TSA: Total Security Abyss
A Commentary By Michelle Malkin
While a TSA agent pawed my hair bun this weekend, presumably on high alert for improvised explosive bobby pins, I pondered the latest news on the Somalia airplane terror attack.
Intelligence officials released video footage of airport employees in Mogadishu handing a laptop to a jihadist suspect before he boarded Daallo Airlines Airbus Flight D3159 last week. The device allegedly contained a bomb that exploded on the plane, which created a massive hole out of which the bomber was fatally sucked. Two other passengers were injured in the blast before the pilot successfully made an emergency landing.
Several airport workers have now been arrested and the FBI is in Africa assisting the investigation.
The Somalia incident is not the only suspected in-flight inside job of late. Investigators believe a ramp worker at Egypt's Sharm el Sheikh airport was recruited by ISIS to plant a bomb on the Russian airliner that crashed last fall in the desert of the Sinai Peninsula. All 224 passengers and crew members aboard Metrojet Flight 9268 perished.
America can rest easy knowing that TSA aggressively tackled my harmless chignon like the Denver Broncos on Super Bowl Sunday.
But as the TSA carries out its multibillion-dollar charade of homeland security on babies' bottles of breast milk, veterans' prosthetic devices and suburban moms' updos, who is screening the screeners?
Last summer, the Department of Homeland Security's inspector general raised the alarm on the TSA's faulty aviation worker vetting process. The IG's testing showed "that TSA did not identify 73 individuals with terrorism-related category codes because TSA is not authorized to receive all terrorism-related information under current interagency watchlisting policy." Nor does the transportation bureaucracy have effective controls in place for ensuring that its employees "had not committed crimes that would disqualify them from having unescorted access to secure airports areas" and "had lawful status and were authorized to work in the United States."
On top of that, "thousands of records used for vetting workers contained potentially incomplete or inaccurate data, such as an initial for a first name and missing social security numbers," investigators found. "TSA did not have appropriate edit checks in place to reject such records from vetting."
Stunningly, the IG disclosed that TSA has had to "deny credentials to 4,800 individuals that the airports had previously cleared for work in the United States because it could not verify lawful status for those individuals." The report does not specify when exactly these 4,800 potential illegal immigrants from around the world finally had their badges yanked.
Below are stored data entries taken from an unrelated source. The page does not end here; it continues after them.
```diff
+                    const int slot = !(c0 < rr_) ? 0 : !(c1 < rr_) ? 1 : !(c2 < rr_) ? 2 : 3;
+                    const bool any = !(c3 < rr_);
+                    const double cin = slot == 0 ? 0.0 : slot == 1 ? c0 : slot == 2 ? c1 : c2;
+                    const double w = s_inf[slot * 16 + rl];
+                    double tot_;
+                    const double pre = row_scan16(w, cin, tot_);
+                    const int q = row_min(any && slot * 16 + rl < P && !(pre < rr_) ? rl : 16);
+                    if (q < 16) { pi = slot * 16 + q; total = rowget_f64(pre, q); wi = rowget_f64(w, q); }
+                    else { pi = P - 1; total = c3; wi = s_inf[P - 1]; }
+                }
                 if (evn && wi == 0.0) err = Q_ERR_ZERO_WEIGHT + 256 * 1;
                 rn = (rr_ - (total - wi)) / wi;
                 choose = rn * wi;
-            }
-            const double infect_pi = s_inf[pi];
+                infect_pi = wi;
+            }
+            if (QT >= 4) infect_pi = s_inf[pi];
             rn = (choose - 0.0) / infect_pi;
             const double bC = s_bc[pi];
             const double smul = k_smul[pi];
+            double ts_pi = 0.0, ti_pi = 0.0;
+            if (QT < 4) { ts_pi = s_ts[pi]; ti_pi = s_ti[pi]; }
             const double tE = ((bC + c_d) + smul) + c_tm;
             const int n_sel = evn ? s_nocc[pi] : 0;
             const int32_t *lh = lhap + (int64_t)pi * cap;
@@ -630,7 +676,7 @@
                 rn = (r3 - (total - wi)) / wi;
             }
             const bool go = evn && err == 0;
-            const double ts_pi = s_ts[pi], ti_pi = s_ti[pi];
+            if (QT >= 4) { ts_pi = s_ts[pi]; ti_pi = s_ti[pi]; }
             const bool isB = go && ei == 0, isD = go && (ei == 1 || ei == 2), isM = go && ei == 3;
             if (isB) {
                 if (ts_pi * c_sig == 0.0) err = Q_ERR_ZERO_WEIGHT + 256 * 6;
@@ -1041,20 +1087,27 @@
                     acc = q_long_sum<QT>(l3, L8(pi), n, maxn, tE, (double *)(ltsum + (int64_t)pi * capT + R * P * capT), act, pi, tc, tc_pi);
                 }
                 if (act && rl == 0) { s_bc[pi] = bC; s_inf[pi] = acc; }
-                WSYNC();
+                if (QT < 4) {
+#pragma unroll
+                    for (int s = 0; s < 4; ++s)
+                        if (act && pi == s * 16 + rl) inf4[s] = acc;
+                } else WSYNC();
                 QPROF(12);
             }
             {
                 double w4[4], carry = 0.0, cend[4];
 #pragma unroll
-                for (int s = 0; s < 4; ++s) w4[s] = s_inf[s * 16 + rl];
+                for (int s = 0; s < 4; ++s) w4[s] = QT < 4 ? inf4[s] : s_inf[s * 16 + rl];
 #pragma unroll
                 for (int s = 0; s < 4; ++s) {
                     if (s < nslot) carry = row_sum16(w4[s], carry);
                     cend[s] = carry;
                 }
                 if (u_hi > u_lo) {
-                    if (rl < 4) s_cc[rl] = rl == 0 ? cend[0] : rl == 1 ? cend[1] : rl == 2 ? cend[2] : cend[3];
+                    if (QT < 4) {
+#pragma unroll
+                        for (int s = 0; s < 4; ++s) cc4[s] = cend[s];
+                    } else if (rl < 4) s_cc[rl] = rl == 0 ? cend[0] : rl == 1 ? cend[1] : rl == 2 ? cend[2] : cend[3];
                     totalRate = carry;
                 }
                 WSYNC();
@@ -1092,6 +1145,7 @@
                 restarts += 1; att += 1;
                 st = ST_REBUILD;
                 tc_pi = -1;
+                safe = 0;
             } else {
                 good_attempt = (int64_t)att + 1;
                 st = ST_DONE;
```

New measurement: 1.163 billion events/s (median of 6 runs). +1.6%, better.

Eight months after this disclosure, the IG reported this week, "as few as one percent of all aviation workers applications" at larger airports are subjected to the inspections process to screen out aliens here illegally, visa overstayers and individuals convicted of disqualifying crimes.
Only in the last year has the Obama administration cracked down on airport and airline employees' unfettered access to sensitive areas and ability to bypass security checkpoints.
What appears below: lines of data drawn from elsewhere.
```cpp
// ... 53 lines not shown
        if (generic) {
            int mnx = 0, mxx = 0, mny = 0, mxy = 0;
            for (const GNodeRec &g : tabp->ghost)
                for (int q = 0; q < (g.flags & 255); q++)
                    for (int e = 0; e < 4; e++) { mnx = std::min<int>(mnx, g.dx[q][e]); mxx = std::max<int>(mxx, g.dx[q][e]); mny = std::min<int>(mny, g.dy[q][e]); mxy = std::max<int>(mxy, g.dy[q][e]); }
            if (!sp.xs.empty() && !sp.ys.empty() &&
                (sp.xs.front() + mnx < 0 || sp.xs.back() + mxx >= pitch || sp.ys.front() + mny < 0 || sp.ys.back() + mxy >= sp.plane_rows + 2)) {
                err = "a feature of the cascade leaves the image at this scale"; return NVCA_ERR_UNSUPPORTED;
            }
        }
        sr.plane_off = sp.plane_off; sr.pitch = pitch; sr.adaptive = sp.adaptive;
        sr.endX = (int)sp.xs.size(); sr.endY = (int)sp.ys.size();
        if (sr.endY > 8191) { err = "image too large for the task key"; return NVCA_ERR_ARG; }
        sr.xpos_off = (int)pos.size(); pos.insert(pos.end(), sp.xs.begin(), sp.xs.end());
        sr.ypos_off = (int)pos.size(); pos.insert(pos.end(), sp.ys.begin(), sp.ys.end());
        sr.task_off = (int)tasks.size();
        sr.wpr = sr.endX > 0 ? (sr.endX + 63) / 64 : 0;
        if (sr.wpr > 128) { err = "scan row too long for the task key"; return NVCA_ERR_ARG; }
        if (sr.endX > 0)
            for (int iy = 0; iy < sr.endY; iy++)
                for (int k = 0; k < sr.wpr; k++) tasks.push_back(((unsigned)s << 20) | ((unsigned)iy << 7) | (unsigned)k);
        scales.push_back(sr);
        if (sr.endX <= 0 || sr.endY <= 0) continue;
        const int *xp = &pos[sr.xpos_off], *yp = &pos[sr.ypos_off];
        int tw = 0;
        std::vector<int> offx, offy;
        const int early_last = std::min<int>(deep_stage, (int)stages.size());
        if (use_tiles && early_last > 1) {
            const int k0 = stages[0].first, k1 = stages[early_last - 1].first + stages[early_last - 1].count;
            { const auto &co = tabp->corner_offsets(k0, k1, true); offx = co.first; offy = co.second; }
// ... 117 lines not shown
    return NVCA_OK;
}

int DetectPlan::build_scale_cascade(nvca_ctx *ctx, const Cascade &c, int cols, int rows, int pitch, double scaleFactor,
                                    int minw, int minh, int maxw, int maxh, std::string &err)
{
    std::vector<double> factors;
    scale_grid(c.ow, c.oh, cols, rows, scaleFactor, minw, minh, maxw, maxh, false, factors);
    std::vector<ScaleSpec> sp;
    for (double factor : factors) {
        const double ystep = std::max(2., factor);
        ScaleSpec s;
        s.table_factor = factor; s.plane_off = 0; s.pitch = pitch; s.plane_rows = rows + 1; s.adaptive = 1;
        s.out_factor = 0; s.out_w = cv_round(c.ow * factor); s.out_h = cv_round(c.oh * factor);
        const int endX = cv_round((cols - s.out_w) / ystep), endY = cv_round((rows - s.out_h) / ystep);
        for (int ix = 0; ix < endX; ix++) s.xs.push_back(cv_round(ix * ystep));
        for (int iy = 0; iy < endY; iy++) s.ys.push_back(cv_round(iy * ystep));
        if (!s.xs.empty() && !s.ys.empty() && (s.xs.back() + s.out_w >= cols + 1 || s.ys.back() + s.out_h >= rows + 1)) {
            err = "scan grid leaves the image"; return NVCA_ERR_ARG;
        }
        sp.push_back(std::move(s));
    }
    return build_custom(ctx, c, std::move(sp), true, err);
}

const std::pair<std::vector<int>, std::vector<int>> &ScaleTable::corner_offsets(int k0, int k1, bool with_eq)
{
    const auto key = std::make_pair(with_eq ? k0 : -1 - k0, k1);
    auto it = offsets.find(key);
    if (it != offsets.end()) return it->second;
    std::vector<int> ox, oy;
    if (with_eq) { ox.push_back(ex); ox.push_back(ex + ew); oy.push_back(ey); oy.push_back(ey + eh); }
// ... 63 lines not shown
```

### nubomedia-vca_amd/csrc/plan.h

```cpp
#pragma once
#include "context.h"

namespace nvca {

void scale_grid(int ow, int oh, int cols, int rows, double scaleFactor, int minw, int minh,
                int maxw, int maxh, bool findBiggest, std::vector<double> &factors);
struct ScaleTable {
    std::vector<TStumpRec> host;
    std::vector<LStumpRec> lhost;
    DevBuf dev;
    const LStumpRec *d_lrecs = nullptr;
    std::vector<GNodeRec> ghost;
    std::vector<float> galpha;
    std::vector<int> gcls_first;
    DevBuf gdev;
    const GNodeRec *d_grecs = nullptr; const float *d_galpha = nullptr; const int *d_gcls_first = nullptr;
    int winw = 0, winh = 0, ex = 0, ey = 0, ew = 0, eh = 0;
    double inv_area = 0, factor = 0;
    int refs = 0; uint64_t last_use = 0;
    std::map<std::pair<int, int>, std::pair<std::vector<int>, std::vector<int>>> offsets;
    const std::pair<std::vector<int>, std::vector<int>> &corner_offsets(int k0, int k1, bool with_eq);
    ~ScaleTable() { dev.release(); gdev.release(); }
};
void build_scale_table(const Cascade &c, double factor, ScaleTable &t);
ScaleTable *get_scale_table(nvca_ctx *ctx, const Cascade &c, double factor);
void free_scale_tables(nvca_ctx *ctx);
void build_stage_recs(const Cascade &c, std::vector<StageRec> &out);

struct ScaleSpec {
    double table_factor;
    int plane_off, pitch;
    int plane_rows;
    std::vector<int> xs, ys;
    int adaptive;
    double out_factor;
    int out_w, out_h;
};

struct DetectPlan {
    int cols = 0, rows = 0, spitch = 0;
    int nstumps = 0;
    std::vector<ScaleRec> scales;
    std::vector<ScaleTable *> tabs;
    void release_tables();
    std::vector<StageRec> stages;
    std::vector<float> stage_thr;
    std::vector<int> stage_first;
    std::vector<StripRec> strips;
// ... 34 lines not shown
```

Only in the last week has the federal government finally changed its policies to allow TSA to access counterterrorism databases.
Actually, it's not clear from the DHS inspector general John Roth's follow-up testimony on Capitol Hill this whether and when exactly this will happen. "TSA now or will soon have access to this information," he told Congress. Hmm.
Even if and when TSA officials gain access to terrorism data, however, the question is whether that information is worth anything at all. DHS whistleblower Philip Haney, a 15-year veteran of the bureaucracy, reported last week on politically correct purges of counterterrorism databases ordered by his superiors. He says he was forced to "delete or modify several hundred records of individuals tied to designated Islamist terror groups like Hamas from the important federal database, the Treasury Enforcement Communications System."
It gets worse. "Going forward," Haney recounted, "my colleagues and I were prohibited from entering pertinent information into the database." Whitewash in, whitewash out.
A budget of $7 billion. A workforce of 55,000. Useless explosives-screening "puffing" machines. Unreliable full-body scanners. Thousands of lost and stolen badges and weapons. Unknown numbers of criminals, illegal aliens, imposters and terror operatives with security clearance to do as they please on ramps and runways across America.
Welcome to TSA: The Total Security Abyss.